WHAT YOU SHOULD DO
Pick out each line in these entries that contains the string "npos".

======

+                if (push) {
+                    uint4* v = reinterpret_cast<uint4*>(stack_slot(nlvl));
+                    v[0] = make_uint4(cur[0], cur[1], cur[2], cur[3]);
+                    v[1] = make_uint4(cur[4], cur[5], cur[6], cur[7]);
+                }
+            } else {
+                uint32_t L[kSlotWords], R[kSlotWords];
+                if (merge) {
+                    load_chunk24(stack_slot(lvl), L);
+#pragma unroll
+                    for (int i = 0; i < kSlotWords; i++) R[i] = cur[i];
+                } else {
+                    load_slot_be(in + (size_t)(2 * j) * leaf_step, L);
+                    load_slot_be(in + (size_t)(2 * j + 1) * leaf_step, R);
+                    j++;
+                }
+                hash_node<true, true>(L, R, cur);
+                if (push) store_slot(stack_slot(nlvl), cur);
             }
-            const uint32_t nlvl = merge ? lvl + 1 : 1u, npos = merge ? pos >> 1 : j;
-            if (!merge) j++;
-            hash_node(L, R, cur);
-            if (!(npos & 1) && nlvl < slog) store_slot(stack_slot(nlvl), cur);
             lvl = nlvl;
             pos = npos;
+        }
+        uint32_t o[kSlotWords];
+        if constexpr (PARITY) {
+            parity_slot_words(cur, o);
+        } else {
+#pragma unroll
+            for (int i = 0; i < kSlotWords; i++) o[i] = bswap32(cur[i]);
         }
         if (top == 1) {
             if (F.roots) {
                 uint16_t* d16 = reinterpret_cast<uint16_t*>(F.roots + sq * F.roots_sq + (size_t)t * kNode);
 #pragma unroll
-                for (int i = 0; i < kNode / 2; i++) d16[i] = (uint16_t)(cur[i / 2] >> (16 * (i & 1)));
+                for (int i = 0; i < kNode / 2; i++) d16[i] = (uint16_t)(o[i / 2] >> (16 * (i & 1)));
             }
-            if (F.root_slots) store_slot(F.root_slots + sq * F.rslot_sq + (size_t)(F.root0 + t) * kSlot, cur);
+            if (F.root_slots) store_slot(F.root_slots + sq * F.rslot_sq + (size_t)(F.root0 + t) * kSlot, o);
         } else {
-            store_slot(out + ((size_t)t * top + s) * kSlot, cur);
-        }
+            store_slot(out + ((size_t)t * top + s) * kSlot, o);
+        }
+    }
+}
+
+template <int FORM>
+__global__ __launch_bounds__(256) __attribute__((amdgpu_waves_per_eu(3))) void subtree_kernel(
+    const Forest2 fs, uint32_t n_in, uint32_t slog, uint32_t nbx, uint32_t nsq, uint32_t nblocks, uint32_t pk) {
+    const uint32_t top = n_in >> slog;
+    for (uint32_t b = blockIdx.x; b < nblocks; b += gridDim.x) {
+        const uint32_t bx = b % nbx, r = b / nbx;
+        const size_t sq = r % nsq;
+        const Forest& F = fs.f[r / nsq];
+        const SubtreeLane ln =
+            subtree_lane<FORM == 1>(bx * 256 + threadIdx.x, F.n_trees, top, slog, FORM == 2 ? 0u : pk);
+        if (!ln.live) continue;
+        if (FORM == 1 || (FORM == 2 && (ln.t >= pk || (ln.s << slog) >= pk)))
+            subtree_walk<true>(F, sq, ln.t, ln.s, slog, top);
+        else
+            subtree_walk<false>(F, sq, ln.t, ln.s, slog, top);
     }
 }
 
@@ -770,20 +833,49 @@
     return hipGetLastError();
 }
 
-hipError_t launch_subtrees(const Forest* f, uint32_t n_forest, uint32_t n_in, uint32_t top, uint32_t n, hipStream_t s) {
+#ifndef CDA_SUBTREE_PARITY_FORM
+#define CDA_SUBTREE_PARITY_FORM 2
+#endif
+
+hipError_t launch_subtrees(const Forest* f, uint32_t n_forest, uint32_t n_in, uint32_t top, uint32_t n, hipStream_t s,
+                           uint32_t parity_k) {
     if (n_forest < 1 || n_forest > 2 || top < 1 || n_in % top) return hipErrorInvalidValue;
     const uint32_t S = n_in / top;
     if (S < 4 || (S & (S - 1))) return hipErrorInvalidValue;
+    const uint32_t slog = (uint32_t)__builtin_ctz(S);
+    if (n == 0) return hipSuccess;
     Forest2 fs{};
     uint32_t maxw = 0;
+    bool known = CDA_SUBTREE_PARITY_FORM != 0 && parity_k >= 64 && parity_k % 64 == 0 &&
+                 !(parity_k & (parity_k - 1)) && n_in == 2 * parity_k;
     for (uint32_t i = 0; i < n_forest; i++) {
         fs.f[i] = f[i];
         maxw = std::max(maxw, f[i].n_trees * top);
-    }
+        known = known && f[i].n_trees == 2 * parity_k;
+    }
+#if CDA_SUBTREE_PARITY_FORM == 1
+    if (known) {
+        const uint32_t sg = std::max(1u, parity_k >> slog);
+        const uint32_t lanes_g = parity_k * sg, lanes_p = 2 * parity_k * top - lanes_g;
+        const uint32_t nbx_g = (lanes_g + 255) / 256, nbx_p = (lanes_p + 255) / 256;
+        hipLaunchKernelGGL(subtree_kernel<0>, dim3(nbx_g * n * n_forest), dim3(256), 0, s, fs, n_in, slog, nbx_g, n,
+                           nbx_g * n * n_forest, parity_k);
+        hipLaunchKernelGGL(subtree_kernel<1>, dim3(nbx_p * n * n_forest), dim3(256), 0, s, fs, n_in, slog, nbx_p, n,
+                           nbx_p * n * n_forest, parity_k);
+        return hipGetLastError();
+    }
+#endif
     const uint32_t nbx = (maxw + 255) / 256, nblocks = nbx * n * n_forest;
     if (nblocks == 0) return hipSuccess;
-    hipLaunchKernelGGL(subtree_kernel, dim3(nblocks), dim3(256), 0, s, fs, n_in, (uint32_t)__builtin_ctz(S), nbx, n,
-                       nblocks);
+#if CDA_SUBTREE_PARITY_FORM == 2
+    if (known) {
+        hipLaunchKernelGGL(subtree_kernel<2>, dim3(nblocks), dim3(256), 0, s, fs, n_in, slog, nbx, n, nblocks,
+                           parity_k);
+        return hipGetLastError();
+    }
+#endif
+    (void)known;
+    hipLaunchKernelGGL(subtree_kernel<0>, dim3(nblocks), dim3(256), 0, s, fs, n_in, slog, nbx, n, nblocks, 0u);
     return hipGetLastError();
 }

======

THE ANSWER
-            const uint32_t nlvl = merge ? lvl + 1 : 1u, npos = merge ? pos >> 1 : j;
-            if (!(npos & 1) && nlvl < slog) store_slot(stack_slot(nlvl), cur);
             pos = npos;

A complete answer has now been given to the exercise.